§ Assignment: If a line in the records below contains the word "ConvParams", copy it.
Start of Record extracts
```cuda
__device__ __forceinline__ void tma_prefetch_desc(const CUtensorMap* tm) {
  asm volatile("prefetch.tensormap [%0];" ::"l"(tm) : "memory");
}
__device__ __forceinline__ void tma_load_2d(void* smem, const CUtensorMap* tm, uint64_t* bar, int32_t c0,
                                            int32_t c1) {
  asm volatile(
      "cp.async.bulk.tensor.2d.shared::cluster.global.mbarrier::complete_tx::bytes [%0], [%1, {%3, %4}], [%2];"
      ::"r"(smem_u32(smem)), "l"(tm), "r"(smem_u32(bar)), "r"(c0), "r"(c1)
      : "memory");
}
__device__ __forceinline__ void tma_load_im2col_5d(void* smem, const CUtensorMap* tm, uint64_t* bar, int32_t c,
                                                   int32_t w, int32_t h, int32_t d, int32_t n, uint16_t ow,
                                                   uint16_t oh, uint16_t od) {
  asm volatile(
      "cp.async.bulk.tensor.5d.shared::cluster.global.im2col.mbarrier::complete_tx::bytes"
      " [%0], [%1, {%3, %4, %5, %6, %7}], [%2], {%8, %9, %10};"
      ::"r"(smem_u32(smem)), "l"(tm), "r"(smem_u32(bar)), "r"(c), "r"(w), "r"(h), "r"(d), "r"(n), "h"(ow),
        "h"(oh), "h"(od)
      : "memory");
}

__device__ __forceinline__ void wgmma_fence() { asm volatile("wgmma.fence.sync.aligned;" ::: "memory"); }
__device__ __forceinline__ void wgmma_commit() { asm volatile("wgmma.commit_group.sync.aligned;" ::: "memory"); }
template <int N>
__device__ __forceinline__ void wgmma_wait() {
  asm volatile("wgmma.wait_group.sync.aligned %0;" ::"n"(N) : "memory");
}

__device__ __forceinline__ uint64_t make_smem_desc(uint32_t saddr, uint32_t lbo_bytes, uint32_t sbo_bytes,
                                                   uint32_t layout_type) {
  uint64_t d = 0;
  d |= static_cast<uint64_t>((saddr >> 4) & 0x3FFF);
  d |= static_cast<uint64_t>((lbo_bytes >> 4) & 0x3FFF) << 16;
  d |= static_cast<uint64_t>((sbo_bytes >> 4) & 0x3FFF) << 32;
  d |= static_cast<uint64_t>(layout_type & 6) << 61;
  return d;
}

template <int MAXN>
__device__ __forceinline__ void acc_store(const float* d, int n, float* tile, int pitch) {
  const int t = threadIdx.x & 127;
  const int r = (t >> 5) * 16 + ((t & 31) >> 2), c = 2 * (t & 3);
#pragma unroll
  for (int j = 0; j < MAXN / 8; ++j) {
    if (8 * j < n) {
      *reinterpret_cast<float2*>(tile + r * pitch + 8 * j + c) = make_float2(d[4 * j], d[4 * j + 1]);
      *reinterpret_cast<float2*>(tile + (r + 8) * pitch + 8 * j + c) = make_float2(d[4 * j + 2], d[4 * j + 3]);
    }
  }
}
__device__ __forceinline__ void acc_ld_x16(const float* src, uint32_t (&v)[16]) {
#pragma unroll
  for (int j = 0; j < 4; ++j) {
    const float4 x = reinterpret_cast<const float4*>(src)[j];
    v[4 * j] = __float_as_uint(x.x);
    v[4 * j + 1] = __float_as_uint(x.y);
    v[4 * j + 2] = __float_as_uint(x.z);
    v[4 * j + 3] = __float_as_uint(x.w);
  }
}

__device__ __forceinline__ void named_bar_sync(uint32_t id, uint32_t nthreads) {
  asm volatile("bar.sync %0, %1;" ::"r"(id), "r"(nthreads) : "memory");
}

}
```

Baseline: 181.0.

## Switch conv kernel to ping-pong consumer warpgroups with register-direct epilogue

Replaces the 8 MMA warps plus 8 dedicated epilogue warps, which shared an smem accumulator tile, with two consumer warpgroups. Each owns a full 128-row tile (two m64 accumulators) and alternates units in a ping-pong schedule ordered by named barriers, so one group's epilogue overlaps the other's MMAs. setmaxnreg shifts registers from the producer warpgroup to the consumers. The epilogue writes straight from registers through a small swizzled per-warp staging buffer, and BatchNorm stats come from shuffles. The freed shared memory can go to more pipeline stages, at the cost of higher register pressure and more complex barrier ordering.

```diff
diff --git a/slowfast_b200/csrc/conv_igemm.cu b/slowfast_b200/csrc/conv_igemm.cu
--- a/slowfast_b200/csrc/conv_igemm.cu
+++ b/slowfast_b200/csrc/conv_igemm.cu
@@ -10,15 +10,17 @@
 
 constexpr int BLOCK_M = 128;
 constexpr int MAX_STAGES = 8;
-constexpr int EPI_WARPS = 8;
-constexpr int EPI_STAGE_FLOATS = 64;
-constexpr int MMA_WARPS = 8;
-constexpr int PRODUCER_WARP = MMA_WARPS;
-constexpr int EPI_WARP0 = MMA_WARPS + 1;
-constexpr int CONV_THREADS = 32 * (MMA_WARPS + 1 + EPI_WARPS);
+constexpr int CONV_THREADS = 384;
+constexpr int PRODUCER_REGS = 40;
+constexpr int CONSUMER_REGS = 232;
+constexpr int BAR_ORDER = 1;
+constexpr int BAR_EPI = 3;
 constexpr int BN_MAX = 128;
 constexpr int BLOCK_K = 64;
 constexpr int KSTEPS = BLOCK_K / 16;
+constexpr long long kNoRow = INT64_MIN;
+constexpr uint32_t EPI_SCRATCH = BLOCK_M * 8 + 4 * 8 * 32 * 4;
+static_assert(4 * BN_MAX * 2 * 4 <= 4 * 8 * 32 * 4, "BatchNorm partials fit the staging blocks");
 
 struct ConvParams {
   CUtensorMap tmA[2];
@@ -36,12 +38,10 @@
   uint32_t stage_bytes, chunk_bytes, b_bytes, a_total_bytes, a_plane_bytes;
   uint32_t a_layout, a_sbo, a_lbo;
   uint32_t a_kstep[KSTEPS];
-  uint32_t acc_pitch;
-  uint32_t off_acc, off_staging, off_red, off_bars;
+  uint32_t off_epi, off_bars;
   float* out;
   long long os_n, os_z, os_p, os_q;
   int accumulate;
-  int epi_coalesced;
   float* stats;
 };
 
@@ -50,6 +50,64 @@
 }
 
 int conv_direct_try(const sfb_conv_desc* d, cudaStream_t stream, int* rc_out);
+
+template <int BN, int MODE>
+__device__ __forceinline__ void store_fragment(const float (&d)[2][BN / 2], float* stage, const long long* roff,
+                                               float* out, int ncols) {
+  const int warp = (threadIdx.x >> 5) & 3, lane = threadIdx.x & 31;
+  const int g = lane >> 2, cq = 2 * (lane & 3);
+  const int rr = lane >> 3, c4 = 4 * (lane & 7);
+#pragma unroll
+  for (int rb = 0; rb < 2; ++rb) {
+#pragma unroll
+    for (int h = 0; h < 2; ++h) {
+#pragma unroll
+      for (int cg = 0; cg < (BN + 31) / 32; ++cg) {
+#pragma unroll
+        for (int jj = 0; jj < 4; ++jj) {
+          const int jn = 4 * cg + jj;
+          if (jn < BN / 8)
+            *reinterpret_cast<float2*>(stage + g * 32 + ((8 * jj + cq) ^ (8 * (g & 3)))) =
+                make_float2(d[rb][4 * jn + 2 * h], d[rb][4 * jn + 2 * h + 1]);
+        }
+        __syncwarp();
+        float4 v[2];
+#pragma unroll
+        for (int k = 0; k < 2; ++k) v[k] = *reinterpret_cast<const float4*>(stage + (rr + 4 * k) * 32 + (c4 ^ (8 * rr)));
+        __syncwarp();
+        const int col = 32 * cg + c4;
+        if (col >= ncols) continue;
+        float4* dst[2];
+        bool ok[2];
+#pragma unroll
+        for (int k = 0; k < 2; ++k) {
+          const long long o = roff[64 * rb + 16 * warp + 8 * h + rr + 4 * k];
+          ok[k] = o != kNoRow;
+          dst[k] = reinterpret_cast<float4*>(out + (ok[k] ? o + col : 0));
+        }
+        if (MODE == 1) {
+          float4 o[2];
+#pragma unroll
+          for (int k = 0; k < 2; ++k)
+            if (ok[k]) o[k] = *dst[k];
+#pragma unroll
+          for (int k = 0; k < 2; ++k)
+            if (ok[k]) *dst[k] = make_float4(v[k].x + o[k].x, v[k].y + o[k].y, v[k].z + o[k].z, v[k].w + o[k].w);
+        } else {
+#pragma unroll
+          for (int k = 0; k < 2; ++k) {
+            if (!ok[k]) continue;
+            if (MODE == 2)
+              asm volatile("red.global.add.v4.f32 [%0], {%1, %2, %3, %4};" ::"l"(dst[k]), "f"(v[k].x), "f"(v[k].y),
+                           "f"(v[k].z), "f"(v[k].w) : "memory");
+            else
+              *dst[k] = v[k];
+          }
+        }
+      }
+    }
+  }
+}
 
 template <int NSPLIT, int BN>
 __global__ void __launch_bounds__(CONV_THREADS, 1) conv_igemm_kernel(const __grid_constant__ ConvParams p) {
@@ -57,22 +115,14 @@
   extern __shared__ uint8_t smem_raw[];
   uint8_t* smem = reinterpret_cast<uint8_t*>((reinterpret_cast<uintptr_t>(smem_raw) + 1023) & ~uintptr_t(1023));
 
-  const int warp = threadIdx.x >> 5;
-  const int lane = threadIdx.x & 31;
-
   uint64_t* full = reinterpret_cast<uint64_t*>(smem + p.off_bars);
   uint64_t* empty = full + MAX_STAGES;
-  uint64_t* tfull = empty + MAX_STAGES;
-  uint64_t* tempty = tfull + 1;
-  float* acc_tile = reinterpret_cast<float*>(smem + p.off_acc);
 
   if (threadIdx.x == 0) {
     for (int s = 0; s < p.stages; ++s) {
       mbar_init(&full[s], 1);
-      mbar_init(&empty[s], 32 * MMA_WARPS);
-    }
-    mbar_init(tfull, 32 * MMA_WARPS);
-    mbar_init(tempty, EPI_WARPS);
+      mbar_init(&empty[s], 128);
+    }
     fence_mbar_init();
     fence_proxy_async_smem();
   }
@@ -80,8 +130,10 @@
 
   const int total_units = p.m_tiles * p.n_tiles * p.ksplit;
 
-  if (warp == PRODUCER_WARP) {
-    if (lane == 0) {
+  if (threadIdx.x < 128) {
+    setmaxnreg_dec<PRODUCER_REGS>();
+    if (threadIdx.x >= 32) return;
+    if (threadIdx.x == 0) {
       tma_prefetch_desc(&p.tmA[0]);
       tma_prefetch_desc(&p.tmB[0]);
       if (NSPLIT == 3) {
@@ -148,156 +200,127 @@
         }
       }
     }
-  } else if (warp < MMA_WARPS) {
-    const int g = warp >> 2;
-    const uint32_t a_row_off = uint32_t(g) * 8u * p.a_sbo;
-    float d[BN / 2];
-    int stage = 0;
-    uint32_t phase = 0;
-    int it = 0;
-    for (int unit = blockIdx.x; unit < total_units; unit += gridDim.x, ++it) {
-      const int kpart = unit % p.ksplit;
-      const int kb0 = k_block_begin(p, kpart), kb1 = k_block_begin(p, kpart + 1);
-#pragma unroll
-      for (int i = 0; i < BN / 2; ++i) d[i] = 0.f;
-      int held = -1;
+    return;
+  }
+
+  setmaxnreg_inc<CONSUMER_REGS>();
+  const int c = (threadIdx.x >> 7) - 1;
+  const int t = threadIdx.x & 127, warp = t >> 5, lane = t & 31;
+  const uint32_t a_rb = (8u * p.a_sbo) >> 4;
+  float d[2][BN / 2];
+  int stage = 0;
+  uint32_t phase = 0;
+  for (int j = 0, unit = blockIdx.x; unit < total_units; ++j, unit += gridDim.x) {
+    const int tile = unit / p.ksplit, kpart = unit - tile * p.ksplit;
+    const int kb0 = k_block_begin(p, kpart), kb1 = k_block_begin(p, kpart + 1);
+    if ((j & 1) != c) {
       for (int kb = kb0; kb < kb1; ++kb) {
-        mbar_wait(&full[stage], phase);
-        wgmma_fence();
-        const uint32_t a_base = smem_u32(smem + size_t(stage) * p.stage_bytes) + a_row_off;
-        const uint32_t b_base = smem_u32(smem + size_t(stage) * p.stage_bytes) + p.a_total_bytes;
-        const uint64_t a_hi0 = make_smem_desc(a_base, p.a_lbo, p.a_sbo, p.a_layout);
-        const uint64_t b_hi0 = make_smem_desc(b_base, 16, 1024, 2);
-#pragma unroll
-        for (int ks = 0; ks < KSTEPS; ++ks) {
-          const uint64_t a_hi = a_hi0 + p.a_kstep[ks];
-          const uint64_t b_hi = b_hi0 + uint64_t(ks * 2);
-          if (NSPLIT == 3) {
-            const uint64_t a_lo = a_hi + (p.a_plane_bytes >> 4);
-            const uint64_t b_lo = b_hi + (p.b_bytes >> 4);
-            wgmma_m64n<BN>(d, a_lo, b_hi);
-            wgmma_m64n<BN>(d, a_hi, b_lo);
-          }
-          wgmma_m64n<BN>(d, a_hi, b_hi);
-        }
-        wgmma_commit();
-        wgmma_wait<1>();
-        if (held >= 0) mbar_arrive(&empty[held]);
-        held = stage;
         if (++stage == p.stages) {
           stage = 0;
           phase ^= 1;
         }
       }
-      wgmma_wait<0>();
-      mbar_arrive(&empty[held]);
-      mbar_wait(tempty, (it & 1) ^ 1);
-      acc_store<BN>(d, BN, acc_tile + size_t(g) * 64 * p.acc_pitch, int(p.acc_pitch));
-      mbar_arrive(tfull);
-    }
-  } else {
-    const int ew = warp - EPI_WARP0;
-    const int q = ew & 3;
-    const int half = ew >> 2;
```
End of Record extracts
§ Expected answer:
 struct ConvParams {
 __global__ void __launch_bounds__(CONV_THREADS, 1) conv_igemm_kernel(const __grid_constant__ ConvParams p) {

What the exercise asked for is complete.